Arcadipane nimmt die Zigarette aus dem Mund und betrachtet die massige Gestalt in der gelben Regenkleidung, die ihm den Weg versperrt. Zwei Handbreit größer als er, obwohl seine Stiefel im Morast versinken.

«Warum nicht?»

Der Mann denkt nach. Ein langwieriger Gedanke, der Arcadipane Zeit lässt, die durch einen alten Bruch nach rechts verschobene Nase wahrzunehmen, die slawischen Backenknochen und den nicht ganz unangenehmen Mundgeruch nach Anis und Tabak. Das Ganze dreißig, fünfunddreißig Jahre alt.

«Sie haben gesagt, ich soll niemand durchlassen», wiederholt der andere unter seiner Kapuze hervor mit erhobener Stimme, um das Prasseln des Regens zu übertönen.

Arcadipane führt die Zigarette wieder zum Mund, aber der Filter ist schon mit Wasser vollgesogen. Er wirft sie weg und sieht zu, wie sie im Schlamm versinkt, von den Regentropfen mit einer Präzision getroffen, wie wenn ein Hammer auf einen breitköpfigen Nagel schlägt.

«Wer sie?»

Das Stammhirn des Mannes nimmt die vorherrschende Schwingung in der Frage wahr und gibt die Information ans Großhirn weiter, das diesen zwei Handbreit kleineren Typen, untersetzt und ohne Regenschirm, den er zwei Minuten zuvor aus einem gepflegten Alfa Quadrifoglio hat aussteigen sehen, als physisch und hierarchisch ungefährlich einstuft.

«Der mit dem Regenmantel, der Commissario», sagt er und weist irgendwohin. «Er hat gesagt, ich soll keinen durchlassen.»

Durch den Regenschleier zählt Arcadipane vier Gestalten, die unbeweglich mit dem Rücken zu ihm stehen und etwas am Boden fixieren. Unweit davon ein Bagger, ein Lastwagen und ein Kran. Die Berge und der Himmel im Hintergrund scheinen aus ein und derselben melancholischen, trägen, erstickenden, nostalgischen und ersterbenden Materie gemacht. Verdammt noch mal, denkt er. Ist es wieder so weit.

Er kramt in der Jackentasche, bis seine Finger auf deren filzigem Grund ein Lakritzbonbon ertasten. Er führt es zum Mund und beginnt es zu kauen. Nach und nach löst sich der Knoten, der ihm die Kehle zuschnürte. In den Vordergrund treten wieder die Kälte, die Säure des Kaffees, den er vor einer halben Stunde an einer Raststätte getrunken hat, und der Grund, weshalb er hier ist.

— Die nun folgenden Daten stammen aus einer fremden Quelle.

+extern "C" int lcr_gemm_f32_stats_only(const float* A, const float* B, float* C, int64_t M, int N, int K, int transA, int transB,
+                                       const float* bias, const float* rowdiv, const int64_t* seg_len, int S, int groups, double* stats,
+                                       void* stream) {
+  if (!A || !B || M < 0 || N <= 0 || K <= 0 || !stats || !seg_len || S < 1 || groups < 1 || N % groups != 0 ||
+      ((N / groups) & (N / groups - 1)) != 0) {
+    set_error("lcr_gemm_f32_stats_only: needs operands, a statistics table, seg_len, S >= 1 and groups dividing N into power-of-two sized groups");
+    return LCR_EARG;
+  }
+  const bool vec = K % 4 == 0 && reinterpret_cast<uintptr_t>(A) % 16 == 0 && reinterpret_cast<uintptr_t>(B) % 16 == 0;
+  if (transA || !transB || gemm_form(M, N, K, 0, 1, vec) != GF_SHORT) {
+    set_error("lcr_gemm_f32_stats_only: only the light form (A [M,K], B [N,K], K %% 4 == 0, K <= 256, 16-byte aligned operands)");
+    return LCR_EARG;
+  }
+  hipStream_t st = static_cast<hipStream_t>(stream);
+  KernelTimerScope timed(KT_GEMM, st, M, N, K);
+  if (M == 0) return LCR_OK;
+  GemmEpilogue ep{bias, rowdiv, seg_len, S, groups, stats};
+  if (N <= 32) {
+    const int mt8 = (div_up(M, 128) + 7) / 8 * 8;
+    LCR_LAUNCH_TIMED((k_gemm_f32<128, 32, 4, 1, false, true, true, true, false, true>), dim3(mt8 * div_up(N, 32)), dim3(GM_T), 0, st, A, B, C, M, N, K,
+                     ep, GemmBatch{}, ANorm{});
+  } else {
+    const int mt8 = (div_up(M, 64) + 7) / 8 * 8;
+    LCR_LAUNCH_TIMED((k_gemm_f32<64, 64, 2, 2, false, true, true, true, false, true>), dim3(mt8 * div_up(N, 64)), dim3(GM_T), 0, st, A, B, C, M, N, K,
+                     ep, GemmBatch{}, ANorm{});
+  }
+  return check_launch("lcr_gemm_f32_stats_only");
+}
+
+constexpr bool BT_DEFAULT_ON = false;
+static int g_force_block_tail = -1;
+extern "C" void lcr_block_tail_debug(int mode) { g_force_block_tail = mode; }
+constexpr double BT_HBM_BYTES_PER_S = 8e12, BT_FP32_FLOPS = 157.3e12, BT_FACTOR = 0.7;
+static bool block_tail_recompute_ok(int64_t M, int mid, int cin, int cout, bool has_shortcut, int64_t min_rows) {
+  static const bool env_on = getenv("LCR_BLOCK_TAIL") ? atoi(getenv("LCR_BLOCK_TAIL")) != 0 : BT_DEFAULT_ON;
+  const bool off = g_force_block_tail >= 0 ? g_force_block_tail == 0 : !env_on;
+  static const bool no_anorm = getenv("LCR_NO_NORM_ON_LOAD") != nullptr;
+  if (off || no_anorm || M < 1 || mid < 1 || cin < 1 || cout < 1) return false;
+  if (!(mid <= AN_KMAX && mid % 4 == 0 && cout > 32 && min_rows >= 64)) return false;
+  if (has_shortcut && (cin % 4 != 0 || gemm_form(M, cout, cin, 0, 1, true) != GF_SHORT)) return false;
+  if (!has_shortcut && cin != cout) return false;
+  const double tensors = has_shortcut ? 2.0 : 1.0;
+  const double t_bytes = 8.0 * static_cast<double>(M) * cout * tensors / BT_HBM_BYTES_PER_S;
+  const double t_flops = 2.0 * static_cast<double>(M) * cout * (mid + (has_shortcut ? cin : 0)) / BT_FP32_FLOPS;
+  return t_bytes >= BT_FACTOR * t_flops;
+}
+extern "C" int lcr_block_tail_ok(int64_t M, int mid, int cin, int cout, int has_shortcut, int64_t min_rows) {
+  return block_tail_recompute_ok(M, mid, cin, cout, has_shortcut != 0, min_rows) ? 1 : 0;
+}
+
+extern "C" int lcr_block_tail(const float* kpo, const double* kp_stats, const float* kp_gamma, const float* kp_beta, int kp_groups,
+                              const float* w2, const float* b2, const double* y_stats, const float* y_gamma, const float* y_beta,
+                              const float* res, const float* ws, const float* bs, const double* r_stats, const float* r_gamma,
+                              const float* r_beta, float* out, int64_t M, int cout, int mid, int cin, int groups, const int64_t* seg_len,
+                              int S, float eps, float slope, void* stream) {
+  const bool sc = ws != nullptr;
+  const auto al16 = [](const void* q) { return reinterpret_cast<uintptr_t>(q) % 16 == 0; };
+  if (!kpo || !kp_stats || !kp_gamma || !kp_beta || !w2 || !y_stats || !y_gamma || !y_beta || !res || !out || !seg_len || M < 0 || S < 1 ||
+      (sc && (!r_stats || !r_gamma || !r_beta))) {
+    set_error("lcr_block_tail: bad argument");
+    return LCR_EARG;
+  }
+  if (cout <= 32 || mid < 1 || mid > AN_KMAX || mid % 4 != 0 || kp_groups < 1 || kp_groups > 64 || mid % kp_groups != 0 || groups < 1 ||
+      cout % groups != 0 || ((cout / groups) & (cout / groups - 1)) != 0 || (sc && (cin < 1 || cin > AN_KMAX || cin % 4 != 0)) ||
+      !al16(kpo) || !al16(w2) || (sc && (!al16(res) || !al16(ws)))) {
+    set_error("lcr_block_tail: needs 32 < cout, mid and cin <= 256 and multiples of 4, kp_groups <= 64 dividing mid, groups dividing cout into "
+              "power-of-two sized groups and 16-byte aligned operands");
+    return LCR_EARG;
+  }
+  hipStream_t st = static_cast<hipStream_t>(stream);
+  KernelTimerScope timed(KT_GEMM, st, M, cout, mid + (sc ? cin : 0));
+  if (M == 0) return LCR_OK;
+  BlockTail p{kpo, w2, b2, y_stats, y_gamma, y_beta, res, ws, bs, r_stats, r_gamma, r_beta, out, M, cout, mid, sc ? cin : 0, groups, S, seg_len, eps, slope};
+  ANorm an{kp_stats, kp_gamma, kp_beta, kp_groups, eps, slope};
+  const int mt8 = (div_up(M, 64) + 7) / 8 * 8;
+  if (sc) LCR_LAUNCH_TIMED((k_block_tail<2>), dim3(mt8 * div_up(cout, 64)), dim3(GM_T), 0, st, p, an);
+  else LCR_LAUNCH_TIMED((k_block_tail<1>), dim3(mt8 * div_up(cout, 64)), dim3(GM_T), 0, st, p, an);
+  return check_launch("lcr_block_tail");
 }
 
 extern "C" int lcr_gemm_f32(const float* A, const float* B, float* C, int64_t M, int N, int K, int transA, int transB, const float* bias,
diff --git a/lcr-net_amd/functional.py b/lcr-net_amd/functional.py
--- a/lcr-net_amd/functional.py
+++ b/lcr-net_amd/functional.py
@@ -278,6 +278,60 @@
         int(a_groups), GN_EPS, float(slope), _lib.ptr(seg_len), S, int(groups), _lib.ptr(stats), _lib.stream_ptr(a.device)),
         "lcr_gemm_f32_anorm"), meta=(M, N, K))
     return c, stats
+
+
+def gemm_stats_only(a, weight, bias=None, seg_len=None, groups=0, c=None):
+    _lib.require_cuda(a, weight)
+    assert a.dtype == torch.float32 and weight.dtype == torch.float32 and a.is_contiguous() and weight.is_contiguous() and groups
+    M, K = a.shape
+    N = weight.shape[0]
+    assert weight.shape[1] == K, "inner dimensions differ"
+    seg_len = _seg(seg_len, M, a.device)
+    S = seg_len.numel()
+    stats = _zero_stats(S, groups, a.device)
+    _timed("gemm", lambda: _lib.check(_lib.lib().lcr_gemm_f32_stats_only(
+        _lib.ptr(a), _lib.ptr(weight), _lib.ptr(c), M, N, K, 0, 1, _lib.ptr(bias), None, _lib.ptr(seg_len), S, int(groups), _lib.ptr(stats),
+        _lib.stream_ptr(a.device)), "lcr_gemm_f32_stats_only"), meta=(M, N, K))
+    return stats
+
+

«Was baut ihr hier?», fragt er.

«Wir bauen nichts.»

«Was macht ihr dann?»

«Wir verlegen Kabel.»

«Was für Kabel?»

Der Mann versenkt die Hände in den Taschen und schweigt. Arcadipane bemerkt die Rochade. Widerwillig fährt er mit der Linken in die Lammlederjacke, die ihm die Schwiegereltern geschenkt haben, und holt den Ausweis hervor. Der Mann betrachtet das Dokument, dann Arcadipane, dann wieder den Ausweis.

Er breitet die Arme aus, wie um zu sagen: «Wie sollte ich das wissen!»

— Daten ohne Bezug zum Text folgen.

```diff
@@ -2584,7 +2616,7 @@
                     const int32_t* ids, int n, const int64_t* dictv_pool,
                     const int32_t* gid, const uint8_t* mask, uint64_t* table,
                     int32_t n_groups, int n_aggs, int kind, int max_blocks,
-                    int32_t* d_err) {
+                    bool serial_walk, int32_t* d_err) {
   if (!n) return;
   if (max_blocks < 1) max_blocks = 1;
   int per = (n + max_blocks - 1) / max_blocks;
@@ -2594,7 +2626,7 @@
   auto launch = [&](auto kern) {
     hipLaunchKernelGGL(kern, dim3(blocks), dim3(WAVE * DP_WAVES), lds, st, dec,
                        pages, ids, n, dictv_pool, gid, mask, table, n_groups,
-                       slots, d_err);
+                       slots, d_err, (int)serial_walk);
   };
   if (mask) {
     switch (kind) {
diff --git a/parseable_amd/csrc/kernels_api.h b/parseable_amd/csrc/kernels_api.h
--- a/parseable_amd/csrc/kernels_api.h
+++ b/parseable_amd/csrc/kernels_api.h
@@ -29,17 +29,18 @@
 void launch_dict_gid(hipStream_t, const uint8_t* dec, const DevPage*,
                      const int32_t* ids, int n, const int32_t* remap_pool,
                      int32_t* out, uint8_t* valid, const uint32_t* present,
-                     int mode, int32_t* d_err);
+                     int mode, bool serial_walk, int32_t* d_err);
 void launch_dict_i64(hipStream_t, const uint8_t* dec, const DevPage*,
                      const int32_t* ids, int n, const int64_t* dictv_pool,
                      int64_t* out, uint8_t* valid, const uint32_t* present,
-                     int mode, int32_t* d_err);
+                     int mode, bool serial_walk, int32_t* d_err);
 void launch_dict_mask(hipStream_t, const uint8_t* dec, const DevPage*,
                       const int32_t* ids, int n, const uint8_t* lut_pool,
-                      uint8_t* mask, int mode, int32_t* d_err);
+                      uint8_t* mask, int mode, bool serial_walk, int32_t* d_err);
 void launch_dict_lut_scr(hipStream_t, const uint8_t* dec, const DevPage*,
                          const int32_t* ids, int n, const uint8_t* lut_pool,
-                         uint8_t* scr, const uint32_t* present, int32_t* d_err);
+                         uint8_t* scr, const uint32_t* present,
+                         bool serial_walk, int32_t* d_err);
 void launch_plain_fixed(hipStream_t, const uint8_t* dec, const DevPage*,
                         const int32_t* ids, int n, int64_t* out, uint8_t* valid,
                         const uint32_t* present, int mode, int32_t* d_err);
@@ -68,7 +69,7 @@
                     const int32_t* ids, int n, const int64_t* dictv_pool,
                     const int32_t* gid, const uint8_t* mask, uint64_t* table,
                     int32_t n_groups, int n_aggs, int kind, int max_blocks,
-                    int32_t* d_err);
+                    bool serial_walk, int32_t* d_err);
 void launch_agg(hipStream_t, const AggArgs&);
 void launch_pool_vals(hipStream_t, const uint8_t* dec, const DevPage*,
                       const int32_t* ids, int n, const int64_t* pool,
```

Arcadipane weiß, dass er in Wirklichkeit denkt: Warum, verdammt noch mal, hast du das nicht gleich gesagt? Aber dreihundertsechsundsechzig Lokaltermine wie dieser hier haben ihn gelehrt, dass die Leute, auch wenn sie nichts zu verbergen haben, einem Polizisten nie das sagen, was ihnen als Erstes in den Sinn kommt. Und auch nicht das, was ihnen als Zweites einfällt. Man soll sich da keine Illusionen machen: Der Müllsack geht nicht von allein zur Tonne, oder wie Bramard sagte, die Wahrheit gibt es nicht in natura, sie ist immer ein Konstrukt.

«Was für Kabel verlegt ihr also?»

«Elektrokabel», sagt der Mann. «Kabel für die Bahn.»

Arcadipane sieht sich um: Reisfelder, so weit das Auge reicht, und in einem Kilometer Entfernung die Trasse des Hochgeschwindigkeitszugs, wo eben ein Frecciarossa vorbeifährt, so unhörbar wie ein Finger auf Samt. Mailand–Turin in fünfzig Minuten. Sehr viel weiter weg, in Richtung Sonnenuntergang, ein verfallenes Bauerngehöft. Sonst nichts.

«Ich habe ihn jedenfalls nicht gefunden», sagt der Mann.

«Ach nein? Und wer hat ihn gefunden?»

«Mein Cousin Nicolae.»

«Dein Cousin Nicolae, und du heißt?»

«Roman.»

«Roman», wiederholt Arcadipane und lenkt seinen Blick auf die Gruppe hinter dem massigen Kerl. «Einer davon ist also dein Cousin, und die anderen beiden?»

«Der Kleinere ist Vincenzo. Der andere ist der Chef, Signor Coletto. Aber den haben wir erst später gerufen.»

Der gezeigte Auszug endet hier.